Author : George S. Duggar
Publisher : Springer
Page : 240 pages
File Size : 49,88 MB
Release : 2013-12-14
Category : Political Science
ISBN : 9401760217
Author : Derek S. Hyra
Publisher : University of Chicago Press
Page : 233 pages
File Size : 32,55 MB
Release : 2008-09
Category : Political Science
ISBN : 0226366049
Two of the most celebrated black neighborhoods in the United States—Harlem in New York City and Bronzeville in Chicago—were once plagued by crime, drugs, and abject poverty. But now both have transformed into increasingly trendy and desirable neighborhoods with old buildings being rehabbed, new luxury condos being built, and banks opening branches in areas that were once redlined. In The New Urban Renewal, Derek S. Hyra offers an illuminating exploration of the complicated web of factors—local, national, and global—driving the remarkable revitalization of these two iconic black communities. How did these formerly notorious ghettos become dotted with expensive restaurants, health spas, and chic boutiques? And, given that urban renewal in the past often meant displacing African Americans, how have both neighborhoods remained black enclaves? Hyra combines his personal experiences as a resident of both communities with deft historical analysis to investigate who has won and who has lost in the new urban renewal. He discovers that today’s redevelopment affects African Americans differentially: the middle class benefits while lower-income residents are priced out. Federal policies affecting this process also come under scrutiny, and Hyra breaks new ground with his penetrating investigation into the ways that economic globalization interacts with local political forces to massively reshape metropolitan areas. As public housing is torn down and money floods back into cities across the United States, countless neighborhoods are being monumentally altered. The New Urban Renewal is a compelling study of the shifting dynamics of class and race at work in the contemporary urban landscape.

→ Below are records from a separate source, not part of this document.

+extern "C" int gaib_spmm_gemm_zs_route(gaib_ctx* ctx, gaib_graph* g, int weight_kind, int len_in, const float* d_in, const void* d_zs,
+                                       float* d_agg, const float* d_rows2, int len_out, float* d_out) {
+  GAIB_CHECK(d_zs, "gaib_spmm_gemm_zs_route: NULL packed table");
+  return spmm_gemm_impl(ctx, g, weight_kind, nullptr, len_in, d_in, d_agg, d_in, 1, d_rows2, d_rows2 ? d_in : nullptr, len_out, d_out,
+                        0, nullptr, 0, false, d_zs, true);
+}
+
+extern "C" int gaib_spmm_gemm_zs(gaib_ctx* ctx, gaib_graph* g, int weight_kind, const float* d_edge_w, int len_in,
+                                 const float* d_in, const void* d_zs, float* d_agg, const float* d_W, int transW, int len_out,
+                                 float* d_out, int flags) {
+  GAIB_CHECK(d_zs, "gaib_spmm_gemm_zs: NULL packed table");
+  GAIB_CHECK(!(flags & GAIB_OVERLAPS_TRANSFER), "gaib_spmm_gemm_zs: GAIB_OVERLAPS_TRANSFER belongs to partitioned runs, which gather dense tables");
+  return spmm_gemm_impl(ctx, g, weight_kind, d_edge_w, len_in, d_in, d_agg, d_W, transW, nullptr, nullptr, len_out, d_out, flags,
+                        nullptr, 0, false, d_zs);
+}
+
+extern "C" int gaib_spmm_gemm2_zs(gaib_ctx* ctx, gaib_graph* g, int weight_kind, const float* d_edge_w, int len_in,
+                                  const float* d_in, const void* d_zs, float* d_agg, const float* d_W, int transW,
+                                  const float* d_rows2, const float* d_W2, int len_out, float* d_out, int flags) {
+  GAIB_CHECK(d_zs, "gaib_spmm_gemm2_zs: NULL packed table");
+  GAIB_CHECK(d_rows2 && d_W2, "gaib_spmm_gemm2_zs: NULL second operand");
+  GAIB_CHECK(!(flags & GAIB_OVERLAPS_TRANSFER), "gaib_spmm_gemm2_zs: GAIB_OVERLAPS_TRANSFER belongs to partitioned runs, which gather dense tables");
+  return spmm_gemm_impl(ctx, g, weight_kind, d_edge_w, len_in, d_in, d_agg, d_W, transW, d_rows2, d_W2, len_out, d_out, flags,
+                        nullptr, 0, false, d_zs);
 }
 
 extern "C" int gaib_spmm_gemm_2t(gaib_ctx* ctx, gaib_graph* g, int weight_kind, const float* d_edge_w, int len_in,
diff --git a/graphaibench_amd/csrc/spmm_core.h b/graphaibench_amd/csrc/spmm_core.h
--- a/graphaibench_amd/csrc/spmm_core.h
+++ b/graphaibench_amd/csrc/spmm_core.h
@@ -130,10 +130,16 @@
   else return widen_bf16<VEC>(*reinterpret_cast<const typename Bf16Raw<VEC>::type*>(p));
 }
 
+struct zs_t { uint32_t bits; };
+constexpr int GAIB_ZS_ROW_BYTES = 384;
+constexpr int GAIB_ZS_CAP = 46;
+
 template <int VEC, int GM, bool PART = false, typename E = float>
 struct RowGather {
   static constexpr bool BUF = GM != 0;
-  static_assert(!PART || sizeof(E) == 4, "two-table gathers: fp32 tables only");
+  static constexpr bool ZS = std::is_same<E, zs_t>::value;
+  static_assert(!PART || (sizeof(E) == 4 && !ZS), "two-table gathers: fp32 tables only");
+  static_assert(!ZS || (VEC == 2 && GM == 1), "zero-suppressed tables: 8-byte lanes (128 columns), buffer addressing");
   __amdgpu_buffer_rsrc_t rsrc, rsrc2;
   const char *inb, *inb2;
   int64_t ldb;
@@ -147,11 +153,37 @@
       inb2 = reinterpret_cast<const char*>(a.in2) - (int64_t)a.n_first * ldb;
       if constexpr (BUF) rsrc2 = __builtin_amdgcn_make_buffer_rsrc((void*)a.in2, 0, (int)a.in2_bytes, 0x00020000);
     }
-  }
-  typedef typename std::conditional<sizeof(E) == 2, typename Bf16Raw<VEC>::type, typename VecT<VEC>::type>::type raw_t;
+    if constexpr (ZS) rsrc2 = __builtin_amdgcn_make_buffer_rsrc((void*)a.in2, 0, (int)a.in2_bytes, 0x00020000);
+  }
+  typedef typename std::conditional<ZS, u2_t, typename std::conditional<sizeof(E) == 2, typename Bf16Raw<VEC>::type,
+                                                                           typename VecT<VEC>::type>::type>::type raw_t;
   static __device__ __forceinline__ typename VecT<VEC>::type widen(const raw_t& r) {
+    static_assert(!ZS, "zero-suppressed tables are expanded by widen_zs");
     if constexpr (sizeof(E) == 2) return widen_bf16<VEC>(r);
     else return r;
+  }
+  __device__ __forceinline__ typename VecT<VEC>::type widen_zs(const raw_t& r, uint32_t cvec, int idx, uint32_t voff) const {
+    typedef unsigned long long u64;
+    const u64 m0 = ((u64)(uint32_t)__builtin_amdgcn_readlane((int)r[1], 0) << 32) | (uint32_t)__builtin_amdgcn_readlane((int)r[0], 0);
+    const u64 m1 = ((u64)(uint32_t)__builtin_amdgcn_readlane((int)r[1], 1) << 32) | (uint32_t)__builtin_amdgcn_readlane((int)r[0], 1);
+    typename VecT<VEC>::type v;
+    if (__builtin_expect(__builtin_popcountll(m0) > GAIB_ZS_CAP || __builtin_popcountll(m1) > GAIB_ZS_CAP, 0)) {
+      const uint32_t cj = (uint32_t)__builtin_amdgcn_readlane((int)cvec, idx);
+      const u2_t d = __builtin_amdgcn_raw_buffer_load_b64(rsrc2, (int)voff, (int)(cj * 512u), 0);
+      v[0] = __uint_as_float(d[0]);
+      v[1] = __uint_as_float(d[1]);
+      return v;
+    }
+    const uint32_t l0 = __builtin_amdgcn_mbcnt_hi((uint32_t)(m0 >> 32), __builtin_amdgcn_mbcnt_lo((uint32_t)m0, 2u));
+    const uint32_t l1 = __builtin_amdgcn_mbcnt_hi((uint32_t)(m1 >> 32), __builtin_amdgcn_mbcnt_lo((uint32_t)m1, 2u));
+    const uint32_t x0 = (uint32_t)__builtin_amdgcn_ds_bpermute((int)(l0 << 2), (int)r[0]);
+    const uint32_t x1 = (uint32_t)__builtin_amdgcn_ds_bpermute((int)(l1 << 2), (int)r[1]);
+    uint32_t k0, k1;
+    asm("v_cndmask_b32_e64 %0, 0, %1, %2" : "=v"(k0) : "v"(x0), "s"(m0));
+    asm("v_cndmask_b32_e64 %0, 0, %1, %2" : "=v"(k1) : "v"(x1), "s"(m1));
+    v[0] = __uint_as_float(k0);
+    v[1] = __uint_as_float(k1);
+    return v;
   }
   __device__ __forceinline__ typename VecT<VEC>::type load(uint32_t cj, uint32_t voff) const { return widen(load_raw(cj, voff)); }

Author : Sara Cedar Miller
Publisher : Columbia University Press
Page : 568 pages
File Size : 35,52 MB
Release : 2022-06-28
Category : History
ISBN : 0231543905
Winner - 2023 John Brinkerhoff Jackson Book Prize, UVA Center for Cultural Landscapes With more than eight hundred sprawling green acres in the middle of one of the world’s densest cities, Central Park is an urban masterpiece. Designed in the middle of the nineteenth century by the landscape architects Frederick Law Olmsted and Calvert Vaux, it is a model for city parks worldwide. But before it became Central Park, the land was the site of farms, businesses, churches, wars, and burial grounds—and home to many different kinds of New Yorkers. This book is the authoritative account of the place that would become Central Park. From the first Dutch family to settle on the land through the political crusade to create America’s first major urban park, Sara Cedar Miller chronicles two and a half centuries of history. She tells the stories of Indigenous hunters, enslaved people and enslavers, American patriots and British loyalists, the Black landowners of Seneca Village, Irish pig farmers, tavern owners, Catholic sisters, Jewish protesters, and more. Miller unveils a British fortification and camp during the Revolutionary War, a suburban retreat from the yellow fever epidemics at the turn of the nineteenth century, and the properties that a group of free Black Americans used to secure their right to vote. Tales of political chicanery, real estate speculation, cons, and scams stand alongside democratic idealism, the striving of immigrants, and powerfully human lives. Before Central Park shows how much of the history of early America is still etched upon the landscapes of Central Park today.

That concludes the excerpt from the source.